If you're launching jobs across your entire cluster, then 2 simultaneous jobs is probably all that should run. In fact, many users aren't even comfortable with having multiple jobs overlap on the same nodes... I think Maui may be missing some configuration options.
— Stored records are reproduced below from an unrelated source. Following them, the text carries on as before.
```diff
diff --git a/qldpcsim_amd/csrc/ms_flood_qc.h b/qldpcsim_amd/csrc/ms_flood_qc.h
--- a/qldpcsim_amd/csrc/ms_flood_qc.h
+++ b/qldpcsim_amd/csrc/ms_flood_qc.h
@@ -65,33 +65,71 @@
 }
 
 struct RowQueue {
-  long long cur, end, rows, batch;
+  long long rows, batch;
   uint32_t* q;
+  uint32_t cur, end;
   uint32_t tk, tlen, seen;
+  bool pend;
   __device__ __forceinline__ RowQueue(const DecodeArgs& a, long long rows_, int lane)
-      : cur(0), end(0), rows(rows_), batch(a.batch), q(a.queue), tk(0), tlen(1), seen(0) {
-    if (q) claim(lane);
-  }
-  __device__ __forceinline__ void claim(int lane) {
+      : rows(rows_), batch(a.batch), q(a.queue), cur(0), end(0), tk(0), tlen(1), seen(0), pend(false) {
+    if (q) refill(lane);
+  }
+  __device__ __forceinline__ void claim(int lane, uint32_t len) {
+    tlen = len;
+    if (lane == 0) tk = atomicAdd(q, tlen);
+    pend = true;
+  }
+  __device__ __forceinline__ uint32_t guided() const {
     const long long rem = batch - rows - (long long)seen;
-    long long len = rem / (4 * rows);
-    len = len < 1 ? 1 : (len > 64 ? 64 : len);
-    tlen = (uint32_t)len;
-    if (lane == 0) tk = atomicAdd(q, tlen);
-  }
-  __device__ __forceinline__ long long take(int lane) {
+    const long long d = 4 * rows;
+    if (rem >= 64 * d) return 64;
+    if (rem >= d && d < (1ll << 26)) return (uint32_t)rem / (uint32_t)d;
+    return 1;
+  }
+  __device__ __forceinline__ void refill(int lane) {
+    const uint32_t left = end - cur;
+    if (!pend && left < 4) {
+      const uint32_t g = guided();
+      claim(lane, g > 8 - left ? g : 8 - left);
+    }
+  }
+  __device__ __forceinline__ uint32_t take() {
     if (cur == end) {
       const uint32_t t = __builtin_amdgcn_readfirstlane(tk);
+      pend = false;
       seen = t + tlen;
-      cur = uniform64(rows + (long long)t);
-      end = uniform64(cur + tlen);
-    }
-    const long long h = cur;
-    cur = uniform64(cur + 1);
-    if (cur == end) claim(lane);
-    return h;
+      cur = t;
+      end = t + tlen;
+    }
+    return cur++;
   }
 };
+
+struct HandArgs {
+  const uint8_t* syn;
+  uint8_t* ehat;
+  int32_t* iters;
+  double* post;
+  int32_t* flags;
+  double beta;
+  float L32;
+  int syn_bits, eh_bits, wm;
+};
+__device__ __forceinline__ HandArgs hand_args() {
+  const DecodeArgs& k = kargs_fresh();
+  HandArgs f = {k.syn, k.ehat, k.iters, k.post, k.flags, k.beta, k.L32, k.syn_bits, k.eh_bits, k.wm};
+  asm volatile(""
+               : "+s"(f.syn), "+s"(f.ehat), "+s"(f.iters), "+s"(f.post), "+s"(f.flags), "+s"(f.beta), "+s"(f.L32),
+                 "+s"(f.syn_bits), "+s"(f.eh_bits), "+s"(f.wm));
+  return f;
+}
+
+typedef uint32_t u32x4 __attribute__((ext_vector_type(4)));
+template <int WAVES>
+__device__ __forceinline__ uint32_t syn_park() {
+  __shared__ __attribute__((aligned(16))) uint32_t park[WAVES][64];
+  return lds_addr(&park[0][0]);
+}
 
 template <typename T, int B>
 __device__ __forceinline__ uint32_t qc_check(const DecodeArgs& a, double L, float (&S)[T::NB], double (&P)[T::NB],
@@ -181,18 +219,19 @@
   constexpr int MB = T::MB, NB = T::NB, DC = T::DC;
   static_assert(qc::kLift == 16, "one DPP row per half-shot");
   const int lane = threadIdx.x & 63;
-  const int q = lane >> 4, rowsh = lane & 48;
+  const int rowsh = lane & 48;
   const int waves = blockDim.x >> 6;
   const long long rows = 4ll * gridDim.x * waves;
   const long long batch = a.batch;
   constexpr int n = 16 * NB, m = 16 * MB;
   constexpr int wn = (n + 63) / 64;
+  constexpr int NW = (MB + 1) / 2, NQ = (NW + 3) / 4;
+  static_assert(NW <= 8, "a syndrome row fits the first half of its 64-byte slot (dwords 8 .. 11: the indices)");
 
   float c2v[MB][DC], S[NB];
   double P[NB];
   int it = 0, fl = 0;
   uint32_t synreg = 0;
-  long long hs = 4ll * ((long long)blockIdx.x * waves + (threadIdx.x >> 6)) + q;
   RowQueue Q(a, rows, lane);
   bool live = false, fin = true;
   bool conv = false;
@@ -202,12 +241,72 @@
   for (;;) {
     const uint64_t finb = ballot_b(fin);
     if (finb != 0) {
+      const HandArgs f = hand_args();
+      int ln = threadIdx.x;
+      asm volatile("" : "+v"(ln));
+      const int kl = ln & 15, rsh = ln & 48;
+      const uint32_t wslot = syn_park<ms_flood_max_threads<(16 * MB + 63) / 64>() / 64>() + 256 * (ln >> 6);
+      const uint32_t slot = wslot + 4 * rsh;
+      long long hs = 0, hnew = 4ll * ((long long)blockIdx.x * waves + (ln >> 6)) + (rsh >> 4);
+      if (started && fin) {
+        const u32x4 x = *QLDPC_LDS(const u32x4, slot + 32);
+        hs = (long long)(((uint64_t)x.y << 32) | x.x);
+        hnew = (long long)(((uint64_t)x.w << 32) | x.z);
+      }
+      const bool parked = started && f.syn_bits != 0;
+      if (fin) {
+        live = hnew < batch;
+        it = 0, synreg = 0;
+        if (live) {
+          if (parked) {
+            asm volatile("s_waitcnt vmcnt(0)" ::: "memory");
+            uint32_t w[4 * NQ];
+#pragma unroll
+            for (int i = 0; i < NQ; ++i) {
+              const u32x4 x = *QLDPC_LDS(const u32x4, slot + 16 * i);
+              w[4 * i] = x.x, w[4 * i + 1] = x.y, w[4 * i + 2] = x.z, w[4 * i + 3] = x.w;
+            }
+            asm volatile("s_waitcnt lgkmcnt(0)" : "+v"(w[0]) : : "memory");
+#pragma unroll
+            for (int b = 0; b < MB; ++b) synreg |= ((w[b >> 1] >> (16 * (b & 1) + kl)) & 1u) << b;
+          } else if (f.syn_bits) {
+            const uint32_t* row = (const uint32_t*)((const uint64_t*)f.syn + hnew * f.wm);
+            uint32_t w[NW];
+#pragma unroll
+            for (int i = 0; i < NW; ++i) w[i] = row[i];
+#pragma unroll
+            for (int b = 0; b < MB; ++b) synreg |= ((w[b >> 1] >> (16 * (b & 1) + kl)) & 1u) << b;
+          } else {
+            const uint8_t* row = f.syn + hnew * (long long)m + kl;
+            uint32_t w[MB];
+#pragma unroll
+            for (int b = 0; b < MB; ++b) w[b] = row[16 * b];
+#pragma unroll
+            for (int b = 0; b < MB; ++b) synreg |= (w[b] & 1u) << b;
+          }
+        }
+      }
+      long long hnext = hnew + rows;
+      if (Q.q) {
+#pragma unroll
+        for (int r = 0; r < 4; ++r) {
+          if ((finb >> (16 * r)) & 1u) {
+            const uint32_t t = Q.take();
+            if (rsh == 16 * r) hnext = rows + (long long)t;
+          }
+        }
+      }
+      if (fin) {
+        *QLDPC_LDS(u32x4, slot + 32) = u32x4{(uint32_t)(uint64_t)hnew, (uint32_t)((uint64_t)hnew >> 32),
+                                             (uint32_t)(uint64_t)hnext, (uint32_t)((uint64_t)hnext >> 32)};
+        if (f.syn_bits && hnext < batch && kl < NW) {
+          const uint32_t* src = (const uint32_t*)((const uint64_t*)f.syn + hnext * f.wm) + kl;
+          __builtin_amdgcn_global_load_lds((const __attribute__((address_space(1))) uint32_t*)(uintptr_t)src,
+                                           QLDPC_LDS(uint32_t, wslot), 4, 0, 0);
+        }
+      }
       if (started) {
         if (fin) {
-          const DecodeArgs& f = kargs_fresh();
-          int ln = threadIdx.x;
-          asm volatile("" : "+v"(ln));
-          const int kl = ln & 15, rsh = ln & 48;
           if (f.eh_bits) {
             uint32_t lo = 0, hi = 0;
             static_for<wn>([&](auto W) __attribute__((always_inline)) {
@@ -235,47 +334,13 @@
             if (f.flags) f.flags[hs] = (int32_t)((mz ? FLAG_MIN_ZERO : 0) | (conv ? FLAG_CONVERGED : 0));
           }
         }
-        if (Q.q) {
-#pragma unroll
-          for (int r = 0; r < 4; ++r) {
-            if ((finb >> (16 * r)) & 1u) {
-              const long long h = Q.take(lane);
-              if (q == r) hs = h;
-            }
-          }
-        } else if (fin) {
-          hs += rows;
-        }
-      }
+      }
+      if (Q.q) Q.refill(lane);
       started = true;
       if (fin) {
-        live = hs < batch;
-        it = 0, synreg = 0;
-        if (live) {
-          const DecodeArgs& f = kargs_fresh();
-          int ln = threadIdx.x;
-          asm volatile("" : "+v"(ln));
-          const int kl = ln & 15;
-          if (f.syn_bits) {
-            const uint32_t* row = (const uint32_t*)((const uint64_t*)f.syn + hs * f.wm);
-            uint32_t w[(MB + 1) / 2];
-#pragma unroll
-            for (int i = 0; i < (MB + 1) / 2; ++i) w[i] = row[i];
-#pragma unroll
-            for (int b = 0; b < MB; ++b) synreg |= ((w[b >> 1] >> (16 * (b & 1) + kl)) & 1u) << b;
-          } else {
-            const uint8_t* row = f.syn + hs * (long long)m + kl;
-            uint32_t w[MB];
-#pragma unroll
-            for (int b = 0; b < MB; ++b) w[b] = row[16 * b];
-#pragma unroll
-            for (int b = 0; b < MB; ++b) synreg |= (w[b] & 1u) << b;
-          }
-        }
-        const DecodeArgs& g = kargs_fresh();
-        const double vf = (double)g.L32;
+        const double vf = (double)f.L32;
         const double av = __builtin_fabs(vf);
-        const uint32_t cb = __builtin_bit_cast(uint32_t, (float)(g.beta * av));
+        const uint32_t cb = __builtin_bit_cast(uint32_t, (float)(f.beta * av));
         const uint32_t neg = (uint32_t)(vf < 0.0);
         fl = av == 0.0 ? FLAG_MIN_ZERO : 0;
         static_for<MB>([&](auto B) __attribute__((always_inline)) {
```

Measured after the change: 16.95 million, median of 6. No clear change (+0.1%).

If these two lines aren't at the end of /opt/maui/maui.cfg, try adding them and restarting Maui.

NODEACCESSPOLICY        DEDICATED
JOBNODEMATCHPOLICY      EXACTNODE

        Jeremy

At 04:11 PM 7/1/2004, Jeremy Hansen wrote:

Ok, so after two jobs start, no others run and they just remain in the
queue.  Here is what checkjob says on the job that's just sitting there:

[EMAIL PROTECTED] mallet]$ checkjob 274


checking job 274

State: Idle  (User: oscartst  Group: oscartst)
WallTime: 0:00:00 of   INFINITY
SubmitTime: Thu Jul  1 14:08:29
  (Time Queued  Total: 0:01:33  Eligible: 0:01:33)

Total Tasks: 9

Req[0]  TaskCount: 9  Partition: ALL
Network: [NONE]  Memory >= 0  Disk >= 0  Swap >= 0
Opsys: [NONE]  Arch: [NONE]  Class: [workq 1]  Features: [NONE]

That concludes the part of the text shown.